3- mener des travaux de synthèse et des évolutions semblables sur des pays comme la Tunisie.

4- l'influence

Or on sait très bien que la transformation digitale est un phénomène mondial, qui va toucher toute l'économie d'ici quelques années, à travers l'industrie 4.0. Cette dernière se reflète dans la convergence de l'intelligence artificielle, de l'internet des objets, de la robotique et de l'impression 3D. Ainsi, les grandes entreprises mondiales pourront produire plus et en dépensant moins cher, soit avec une meilleure optimisation. Ce qui engendrera un risque de Reshoring, conduisant à un impact immédiat sur le marché de l'emploi. A titre d'exemple: une machine snowbot textile peut produire environ 800000 articles / jour et n'a besoin que de six personnes pour la faire fonctionner. Lacoste, à titre illustratif, produit 12millions d'articles /jour. Pour avoir un ordre de grandeur sectoriel, en Tunisie, actuellement le textile emploie 130000 personnes.

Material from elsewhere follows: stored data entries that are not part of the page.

# eora-ai/torchok

Measured on AMD Instinct MI355X. Metric: images/sec (node) ResNet-50 224px bs256/GPU; step p50 ms, higher is better.
Workload: dtype bf16

## Files before the change

torchok_amd/csrc/gemm256.hip:

```cpp
#include "conv_common.h"
#include <stdlib.h>

namespace {

typedef __attribute__((address_space(3))) void lds_void;
typedef __attribute__((address_space(3))) char lds_char;

constexpr int GT = 256;
constexpr int GK = 64;
constexpr int TILE_B = GT * GK * 2;
constexpr int STAGE_B = 2 * TILE_B;
constexpr int NBLK = STAGE_B / 1024;
constexpr int NI = NBLK / 8;

__device__ __forceinline__ u32x4 lds_read16(uint32_t addr) {
  u32x4 v;
  asm volatile("ds_read_b128 %0, %1" : "=v"(v) : "v"(addr));
  return v;
}
__device__ __forceinline__ float row16_sum_f(float v) {
  v += __builtin_bit_cast(float, __builtin_amdgcn_update_dpp(0, __builtin_bit_cast(int, v), 0x128, 0xF, 0xF, false));
  v += __builtin_bit_cast(float, __builtin_amdgcn_update_dpp(0, __builtin_bit_cast(int, v), 0x124, 0xF, 0xF, false));
  v += __builtin_bit_cast(float, __builtin_amdgcn_update_dpp(0, __builtin_bit_cast(int, v), 0x122, 0xF, 0xF, false));
  v += __builtin_bit_cast(float, __builtin_amdgcn_update_dpp(0, __builtin_bit_cast(int, v), 0x121, 0xF, 0xF, false));
  return v;
}

template <int MODE>
__global__ __launch_bounds__(512, 1) void gemm256_kernel(ConvArgs a) {
  extern __shared__ __attribute__((aligned(16))) char smem[];
  const uint32_t lds_base = (uint32_t)(size_t)(lds_char*)smem;
  const int tid = threadIdx.x;
  const int lane = tid & 63;
  const int wave = __builtin_amdgcn_readfirstlane(tid >> 6);
  const int r = lane & 15, g = lane >> 4;
  const int wn = wave & 1, wm = wave >> 1;

  const int ntiles = a.gridM * a.gridN;
  const int KD = a.Ktot;
  const int KT = (KD + GK - 1) / GK;

  const __amdgpu_buffer_rsrc_t xsrd = __builtin_amdgcn_make_buffer_rsrc((void*)a.x, 0, a.x_bytes, 0x00020000);
  const __amdgpu_buffer_rsrc_t wsrd = __builtin_amdgcn_make_buffer_rsrc((void*)a.w, 0, a.w_bytes, 0x00020000);

  uint32_t voff[NI];
  int kq[NI];
#pragma unroll
  for (int j = 0; j < NI; ++j) {
    const int row = ((j * 8 + wave) & 31) * 8 + (lane >> 3);
    kq[j] = ((lane & 7) ^ ((row & 3) | (((row >> 3) & 1) << 2))) * 8;
  }
  auto setup = [&](int id, int& m0, int& n0) {
    const int mt = id / a.gridN, nt = id - mt * a.gridN;
    m0 = mt * GT;
    n0 = nt * GT;
#pragma unroll
    for (int j = 0; j < NI; ++j) {
      const int bid = j * 8 + wave;
      const int row = (bid & 31) * 8 + (lane >> 3);
      const bool isw = bid < 32;
      const int grow = (isw ? n0 : m0) + row;
      const bool ok = grow < (isw ? a.K : a.M);
      voff[j] = ok ? (uint32_t)(((long long)grow * KD + kq[j]) * 2) : 0xFFFFFFF0u;
    }
  };
  auto issue = [&](int kt, int buf, bool live) {
#pragma unroll
    for (int j = 0; j < NI; ++j) {
      const int bid = j * 8 + wave;
      uint32_t off = (live && voff[j] != 0xFFFFFFF0u && kt * GK + kq[j] < KD) ? voff[j] + (uint32_t)(kt * (GK * 2)) : 0xFFFFFFF0u;
      asm volatile("" : "+v"(off));
      lds_void* dst = (lds_void*)(smem + buf * STAGE_B + bid * 1024);
      if (bid < 32) __builtin_amdgcn_raw_ptr_buffer_load_lds(wsrd, dst, 16, off, 0, 0, 0);
      else __builtin_amdgcn_raw_ptr_buffer_load_lds(xsrd, dst, 16, off, 0, 0, 0);
    }
  };

  const uint32_t swz = (uint32_t)((r & 3) | (((r >> 2) & 1) << 2));
  const uint32_t swx = (uint32_t)((r & 3) | (((r >> 3) & 1) << 2));
  const uint32_t a_lane = (uint32_t)((wn * 128 + 8 * (r >> 2) + (r & 3)) * 128);
  const uint32_t b_lane = (uint32_t)(TILE_B + (wm * 64 + r) * 128);
  uint32_t a_ch[2], b_ch[2];
#pragma unroll
  for (int kk = 0; kk < 2; ++kk) {
    a_ch[kk] = (((uint32_t)(4 * kk + g)) ^ swz) << 4;
    b_ch[kk] = (((uint32_t)(4 * kk + g)) ^ swx) << 4;
  }

  int tile = tok_xcd_remap(blockIdx.x, gridDim.x);
  int m0, n0;
  setup(tile, m0, n0);
  int base = 0;
  issue(0, base, tile < ntiles);
  while (tile < ntiles) {
  f32x4 acc[4][2][4];
#pragma unroll
  for (int p = 0; p < 4; ++p)
#pragma unroll
    for (int b = 0; b < 2; ++b)
#pragma unroll
      for (int mb = 0; mb < 4; ++mb) acc[p][b][mb] = (f32x4){0.f, 0.f, 0.f, 0.f};
  for (int kt = 0; kt < KT; ++kt) {
    const int buf = (base + kt) & 1;
    asm volatile("s_waitcnt vmcnt(0)" ::: "memory");
    __builtin_amdgcn_s_barrier();
    issue(kt + 1, buf ^ 1, kt + 1 < KT);
    const uint32_t sb = lds_base + (uint32_t)(buf * STAGE_B);
#pragma unroll
    for (int kk = 0; kk < 2; ++kk) {
      u32x4 af[4][2], bfr[4];
#pragma unroll
      for (int mb = 0; mb < 4; ++mb) bfr[mb] = lds_read16(sb + b_lane + (uint32_t)(mb * 16 * 128) + b_ch[kk]);
#pragma unroll
      for (int p = 0; p < 4; ++p)
#pragma unroll
        for (int b = 0; b < 2; ++b) af[p][b] = lds_read16(sb + a_lane + (uint32_t)((32 * p + 4 * b) * 128) + a_ch[kk]);
      asm volatile("s_waitcnt lgkmcnt(0)" ::: "memory");
      __builtin_amdgcn_sched_barrier(0);
#pragma unroll
      for (int p = 0; p < 4; ++p)
#pragma unroll
        for (int b = 0; b < 2; ++b)
#pragma unroll
          for (int mb = 0; mb < 4; ++mb)
            acc[p][b][mb] = __builtin_amdgcn_mfma_f32_16x16x32_bf16(__builtin_bit_cast(bf16x8, af[p][b]),
                                                                    __builtin_bit_cast(bf16x8, bfr[mb]), acc[p][b][mb], 0, 0, 0);
    }
  }
  const int cm0 = m0, cn0 = n0, cmt = m0 / GT;
  const int next = tile + gridDim.x;
  base = (base + KT) & 1;
  if (next < ntiles) {
    setup(next, m0, n0);
    issue(0, base, true);
  }

  float s1[4][8], s2[4][8];
  if constexpr (MODE >= 1 && MODE <= 3) {
#pragma unroll
    for (int p = 0; p < 4; ++p)
#pragma unroll
      for (int e = 0; e < 8; ++e) { s1[p][e] = 0.f; s2[p][e] = 0.f; }
  }
#pragma unroll
  for (int p = 0; p < 4; ++p) {
    const int n8 = cn0 + wn * 128 + 32 * p + 8 * g;
    const bool nok = n8 + 8 <= a.K;
    float bv[8];
#pragma unroll
    for (int e = 0; e < 8; ++e) bv[e] = (a.bias != nullptr && nok) ? a.bias[n8 + e] : 0.f;
#pragma unroll
    for (int mb = 0; mb < 4; ++mb) {
      const int pix = cm0 + wm * 64 + 16 * mb + r;
      if (pix < a.M && nok) {
        const size_t off = (size_t)pix * a.K + n8;
        float v[8];
#pragma unroll
        for (int e = 0; e < 8; ++e) v[e] = acc[p][e >> 2][mb][e & 3] + bv[e];
        if (a.accumulate) {
          const bf16x8 old = ldg16(a.y + off);
#pragma unroll
          for (int e = 0; e < 8; ++e) v[e] += bf2f(old[e]);
        }
        bf16x8 o;
#pragma unroll
        for (int e = 0; e < 8; ++e) o[e] = f2bf(v[e]);
        if constexpr (MODE == 3) {
          const unsigned bits = (unsigned)a.bn_mask[off >> 3];
#pragma unroll
          for (int e = 0; e < 8; ++e) {
            if (!((bits >> e) & 1u)) o[e] = (bf16)0.f;
            s1[p][e] += bf2f(o[e]);
          }
        }
        stg16(a.y + off, o);
        if constexpr (MODE == 1) {
#pragma unroll
          for (int e = 0; e < 8; ++e) {
            const float q = bf2f(o[e]);
            s1[p][e] += q;
            s2[p][e] = fmaf(q, q, s2[p][e]);
          }
        }
        if constexpr (MODE == 2) {
          const bf16x8 yv = ldg16(a.bn_y + off);
          const unsigned bits = a.bn_mask != nullptr ? (unsigned)a.bn_mask[off >> 3] : 0xffu;
#pragma unroll
          for (int e = 0; e < 8; ++e) {
            const float dz = ((bits >> e) & 1u) ? bf2f(o[e]) : 0.f;
            s1[p][e] += dz;
            s2[p][e] = fmaf(dz, bf2f(yv[e]), s2[p][e]);
          }
        }
      }
    }
  }
  if constexpr (MODE >= 1 && MODE <= 3) {
    float* red = reinterpret_cast<float*>(smem + 2 * STAGE_B);
#pragma unroll
    for (int p = 0; p < 4; ++p)
#pragma unroll
      for (int e = 0; e < 8; ++e) {
        const float t1 = row16_sum_f(s1[p][e]), t2 = row16_sum_f(s2[p][e]);
        if (r == 15) {
          const int nl = wn * 128 + 32 * p + 8 * g + e;
          red[(0 * 4 + wm) * GT + nl] = t1;
          red[(1 * 4 + wm) * GT + nl] = t2;
        }
      }
    asm volatile("s_waitcnt lgkmcnt(0)" ::: "memory");
    __builtin_amdgcn_s_barrier();
    const int which = tid >> 8, c = tid & 255;
    const float t = red[(which * 4 + 0) * GT + c] + red[(which * 4 + 1) * GT + c] + red[(which * 4 + 2) * GT + c] +
                    red[(which * 4 + 3) * GT + c];
    const int n = cn0 + c;
    if (n < a.K) a.stats[((size_t)which * a.stat_rows + cmt) * a.K + n] = t;
    if (cmt == a.gridM - 1 && n < a.K)
      for (int rr = a.gridM; rr < a.stat_rows; ++rr) a.stats[((size_t)which * a.stat_rows + rr) * a.K + n] = 0.f;
    asm volatile("s_waitcnt lgkmcnt(0)" ::: "memory");
    __builtin_amdgcn_s_barrier();
  }
  tile = next;
  }
  asm volatile("s_waitcnt vmcnt(0) lgkmcnt(0)" ::: "memory");
}

int g256_flag() {
  static const int v = [] { const char* e = getenv("TOK_GEMM256"); return (int)(e ? atoi(e) : 1); }();
  return v;
}
int g256_min_k() {
  static const int v = [] { const char* e = getenv("TOK_GEMM256_MIN_K"); return (int)(e ? atoi(e) : 256); }();
  return v;
}
int g256_min_tiles() {
  static const int v = [] { const char* e = getenv("TOK_GEMM256_MIN_TILES"); return (int)(e ? atoi(e) : 128); }();
  return v;
}

}

bool gemm256_modes(const ConvArgs& a) {
  if (a.ep_scale != nullptr || a.sub != nullptr) return false;
  if (a.mask_store && (a.bn_mask == nullptr || a.stats == nullptr)) return false;
  if (a.y2 != nullptr || a.act_x != nullptr) return false;
  return true;
}
bool gemm256_serves(const ConvArgs& a) { return gemm256_geometry(a) && gemm256_modes(a); }

bool gemm256_geometry(const ConvArgs& a) {
  const int flag = g256_flag();
  if (!flag) return false;
  if (!(a.R == 1 && a.S == 1 && a.stride == 1 && a.pad == 0 && a.C != 4)) return false;
  if (a.Ktot % 8 != 0 || a.K % 8 != 0 || a.Ktot <= GK) return false;
  if (flag >= 3) return true;
  if (a.K < 192 || a.M < 4096) return false;
  const long long tiles = (long long)tok_cdiv(a.M, GT) * tok_cdiv(a.K, GT);
  const int nt = tok_cdiv(a.K, GT);
  if ((long long)nt * GT * 3 > (long long)a.K * 4) return false;
  if (tiles < g256_min_tiles()) return false;
  if (flag >= 2) return a.Ktot >= g256_min_k();
  return a.Ktot >= 384;
}

int gemm256_rows(const ConvArgs& a) { return (tok_cdiv(a.M, GT) + 7) / 8 * 8; }

void gemm256_tiles(const ConvArgs& a, int* gridM, int* gridN) { *gridM = tok_cdiv(a.M, GT); *gridN = tok_cdiv(a.K, GT); }
int gemm256_grid(int gridM, int gridN) { return gridM * gridN < 256 ? gridM * gridN : 256; }

int gemm256_launch(ConvArgs& a, hipStream_t st) {
  constexpr int smem = 2 * STAGE_B + 2 * 4 * GT * 4;
  const int grid = a.grid;
  if (a.mask_store) tok_launch_lds<&gemm256_kernel<3>>(smem, dim3(grid), dim3(512), smem, st, a);
  else if (a.stats == nullptr) tok_launch_lds<&gemm256_kernel<0>>(smem, dim3(grid), dim3(512), smem, st, a);
  else if (a.bn_y == nullptr) tok_launch_lds<&gemm256_kernel<1>>(smem, dim3(grid), dim3(512), smem, st, a);
  else tok_launch_lds<&gemm256_kernel<2>>(smem, dim3(grid), dim3(512), smem, st, a);
  return 0;
}
```

Before: 14520.

## Prefetch epilogue loads in groups and specialize accumulate path at compile time

Restructures the GEMM epilogue so the residual, bn_y and mask loads for a group of output column strips are issued ahead of time and overlap with the math and stores of the previous group. Rows and columns past the edge are clamped rather than branched on, so the loads and stores stay uniform. Bias is folded into the accumulators up front, and accumulate becomes a template parameter, which doubles the number of kernel instantiations. The prefetch buffers raise register pressure, which may spill at one wave per SIMD.

```diff
diff --git a/torchok_amd/csrc/gemm256.hip b/torchok_amd/csrc/gemm256.hip
--- a/torchok_amd/csrc/gemm256.hip
+++ b/torchok_amd/csrc/gemm256.hip
@@ -1,5 +1,6 @@
 #include "conv_common.h"
 #include <stdlib.h>
+#include <type_traits>
 
 namespace {
 
@@ -26,7 +27,7 @@
   return v;
 }
 
-template <int MODE>
+template <int MODE, bool ACC>
 __global__ __launch_bounds__(512, 1) void gemm256_kernel(ConvArgs a) {
   extern __shared__ __attribute__((aligned(16))) char smem[];
   const uint32_t lds_base = (uint32_t)(size_t)(lds_char*)smem;
@@ -142,57 +143,133 @@
 #pragma unroll
       for (int e = 0; e < 8; ++e) { s1[p][e] = 0.f; s2[p][e] = 0.f; }
   }
+  constexpr bool PRE_Y = MODE == 2, PRE_BITS = MODE == 2 || MODE == 3;
+  constexpr bool want_old = ACC;
+  const bool want_bits = PRE_BITS && (MODE == 3 || a.bn_mask != nullptr);
+  const bool want_bias = a.bias != nullptr;
+  const int strip0 = cm0 + wm * 64, cbase = cn0 + wn * 128;
+  const int strip0c = strip0 < a.M ? strip0 : a.M - 1;
+  const size_t sbase = (size_t)strip0c * a.K;
+  bf16* const yb = a.y + sbase;
+  const bf16* const bnb = a.bn_y + sbase;
+  const uint8_t* const mkb = a.bn_mask + (sbase >> 3);
+  uint32_t erow[4], ecol[4];
+  bool rok[4], nok[4];
+#pragma unroll
+  for (int mb = 0; mb < 4; ++mb) {
+    const int rr = 16 * mb + r, last = a.M - 1 - strip0c;
+    rok[mb] = strip0 + rr < a.M;
+    erow[mb] = (uint32_t)((rr < last ? rr : last) * a.K);
+  }
 #pragma unroll
   for (int p = 0; p < 4; ++p) {
-    const int n8 = cn0 + wn * 128 + 32 * p + 8 * g;
-    const bool nok = n8 + 8 <= a.K;
-    float bv[8];
-#pragma unroll
-    for (int e = 0; e < 8; ++e) bv[e] = (a.bias != nullptr && nok) ? a.bias[n8 + e] : 0.f;
-#pragma unroll
-    for (int mb = 0; mb < 4; ++mb) {
-      const int pix = cm0 + wm * 64 + 16 * mb + r;
-      if (pix < a.M && nok) {
-        const size_t off = (size_t)pix * a.K + n8;
+    const int n8 = cbase + 32 * p + 8 * g;
+    nok[p] = n8 + 8 <= a.K;
+    ecol[p] = (uint32_t)(nok[p] ? n8 : a.K - 8);
+  }
+  constexpr int PG = (MODE == 2 && ACC) ? 1 : 2, NG = 4 / PG;
+  constexpr bool waits = PRE_Y || PRE_BITS || want_old;
+  bf16x8 pre_old[NG][PG][4], pre_y[NG][PG][4];
+  unsigned pre_bits[NG][PG][4];
+  auto request = [&](int gi) {
+#pragma unroll
+    for (int pp = 0; pp < PG; ++pp) {
+      const int p = PG * gi + pp;
+      if constexpr (want_old) {
+#pragma unroll
+        for (int mb = 0; mb < 4; ++mb) pre_old[gi][pp][mb] = ldg16(yb + (size_t)(erow[mb] + ecol[p]));
+      }
+      if constexpr (PRE_Y) {
+#pragma unroll
+        for (int mb = 0; mb < 4; ++mb) pre_y[gi][pp][mb] = ldg16(bnb + (size_t)(erow[mb] + ecol[p]));
+      }
+      if constexpr (PRE_BITS) {
+#pragma unroll
+        for (int mb = 0; mb < 4; ++mb) pre_bits[gi][pp][mb] = want_bits ? (unsigned)mkb[(size_t)((erow[mb] + ecol[p]) >> 3)] : 0xffu;
+      }
+    }
+  };
+  if (want_bias) {
+    float bv[4][8];
+#pragma unroll
+    for (int p = 0; p < 4; ++p)
+#pragma unroll
+      for (int e = 0; e < 8; ++e) bv[p][e] = a.bias[ecol[p] + e];
+#pragma unroll
+    for (int p = 0; p < 4; ++p)
+#pragma unroll
+      for (int mb = 0; mb < 4; ++mb)
+#pragma unroll
+        for (int e = 0; e < 8; ++e) acc[p][e >> 2][mb][e & 3] += bv[p][e];
+  }
+  request(0);
+#pragma unroll
+  for (int gi = 0; gi < NG; ++gi) {
+    if constexpr (waits) asm volatile("s_waitcnt vmcnt(0)" ::: "memory");
+    bf16x8 o[PG][4];
+#pragma unroll
+    for (int pp = 0; pp < PG; ++pp) {
+      const int p = PG * gi + pp;
+#pragma unroll
+      for (int mb = 0; mb < 4; ++mb) {
+        __builtin_amdgcn_sched_barrier(0);
+        const bool ok = rok[mb] && nok[p];
         float v[8];
 #pragma unroll
-        for (int e = 0; e < 8; ++e) v[e] = acc[p][e >> 2][mb][e & 3] + bv[e];
-        if (a.accumulate) {
-          const bf16x8 old = ldg16(a.y + off);
-#pragma unroll
-          for (int e = 0; e < 8; ++e) v[e] += bf2f(old[e]);
-        }
-        bf16x8 o;
-#pragma unroll
-        for (int e = 0; e < 8; ++e) o[e] = f2bf(v[e]);
+        for (int e = 0; e < 8; ++e) v[e] = acc[p][e >> 2][mb][e & 3];
+        if constexpr (want_old) {
+#pragma unroll
+          for (int e = 0; e < 8; ++e) v[e] += bf2f(pre_old[gi][pp][mb][e]);
+        }
+        bf16x8 q;
+#pragma unroll
+        for (int e = 0; e < 8; ++e) q[e] = f2bf(v[e]);
+        if (!ok) q = zero8();
         if constexpr (MODE == 3) {
-          const unsigned bits = (unsigned)a.bn_mask[off >> 3];
+          const unsigned bits = pre_bits[gi][pp][mb];
 #pragma unroll
           for (int e = 0; e < 8; ++e) {
-            if (!((bits >> e) & 1u)) o[e] = (bf16)0.f;
-            s1[p][e] += bf2f(o[e]);
+            if (!((bits >> e) & 1u)) q[e] = (bf16)0.f;
+            s1[p][e] += bf2f(q[e]);
           }
         }
-        stg16(a.y + off, o);
         if constexpr (MODE == 1) {
 #pragma unroll
           for (int e = 0; e < 8; ++e) {
-            const float q = bf2f(o[e]);
-            s1[p][e] += q;
-            s2[p][e] = fmaf(q, q, s2[p][e]);
+            const float t = bf2f(q[e]);
+            s1[p][e] += t;
+            s2[p][e] = fmaf(t, t, s2[p][e]);
           }
         }
         if constexpr (MODE == 2) {
-          const bf16x8 yv = ldg16(a.bn_y + off);
-          const unsigned bits = a.bn_mask != nullptr ? (unsigned)a.bn_mask[off >> 3] : 0xffu;
+          const unsigned bits = pre_bits[gi][pp][mb];
+          const bf16x8 yv = ok ? pre_y[gi][pp][mb] : zero8();
 #pragma unroll
           for (int e = 0; e < 8; ++e) {
-            const float dz = ((bits >> e) & 1u) ? bf2f(o[e]) : 0.f;
+            const float dz = ((bits >> e) & 1u) ? bf2f(q[e]) : 0.f;
             s1[p][e] += dz;
             s2[p][e] = fmaf(dz, bf2f(yv[e]), s2[p][e]);
           }
         }
-      }
+        o[pp][mb] = q;
+      }
+      if constexpr (MODE >= 1 && MODE <= 3) {
+#pragma unroll
+        for (int e = 0; e < 8; ++e) {
+          asm volatile("" : "+v"(s1[p][e]));
+          if constexpr (MODE != 3) asm volatile("" : "+v"(s2[p][e]));
+        }
+      }
+    }
+    __builtin_amdgcn_sched_barrier(0);
+    if (gi + 1 < NG) request(gi + 1);
+    __builtin_amdgcn_sched_barrier(0);
+#pragma unroll
+    for (int pp = 0; pp < PG; ++pp) {
+      const int p = PG * gi + pp;
+#pragma unroll
+      for (int mb = 0; mb < 4; ++mb)
+        if (rok[mb] && nok[p]) stg16(yb + (size_t)(erow[mb] + ecol[p]), o[pp][mb]);
     }
   }
   if constexpr (MODE >= 1 && MODE <= 3) {
@@ -271,9 +348,15 @@
 int gemm256_launch(ConvArgs& a, hipStream_t st) {
   constexpr int smem = 2 * STAGE_B + 2 * 4 * GT * 4;
   const int grid = a.grid;
-  if (a.mask_store) tok_launch_lds<&gemm256_kernel<3>>(smem, dim3(grid), dim3(512), smem, st, a);
-  else if (a.stats == nullptr) tok_launch_lds<&gemm256_kernel<0>>(smem, dim3(grid), dim3(512), smem, st, a);
-  else if (a.bn_y == nullptr) tok_launch_lds<&gemm256_kernel<1>>(smem, dim3(grid), dim3(512), smem, st, a);
-  else tok_launch_lds<&gemm256_kernel<2>>(smem, dim3(grid), dim3(512), smem, st, a);
+  const int mode = a.mask_store ? 3 : a.stats == nullptr ? 0 : a.bn_y == nullptr ? 1 : 2;
+  auto go = [&](auto acc) {
+    constexpr bool ACC = decltype(acc)::value;
+    if (mode == 3) tok_launch_lds<&gemm256_kernel<3, ACC>>(smem, dim3(grid), dim3(512), smem, st, a);
+    else if (mode == 0) tok_launch_lds<&gemm256_kernel<0, ACC>>(smem, dim3(grid), dim3(512), smem, st, a);
+    else if (mode == 1) tok_launch_lds<&gemm256_kernel<1, ACC>>(smem, dim3(grid), dim3(512), smem, st, a);
+    else tok_launch_lds<&gemm256_kernel<2, ACC>>(smem, dim3(grid), dim3(512), smem, st, a);
+  };
+  if (a.accumulate) go(std::true_type{});
+  else go(std::false_type{});
   return 0;
 }
```

Result: no change. 14560, median of 6 (+0.3%).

Il revient au gouvernement et au ministère de l'industrie de penser sérieusement à ce problème en amont de la crise, de mettre en place des organismes de veille auprès des grandes multinationales pour comprendre leurs intentions (reshoring ou pas), d'analyser et de rechercher de nouveaux moyens pour attirer les investissements directs Etrangers et enfin d'assouplir les mécanismes de couverture des changes, tout en définissant une politique industrielle durable respectant la triple bottom approche ( TRI financier/ TRI économique en termes de création d'emplois/Protection de l'environnement).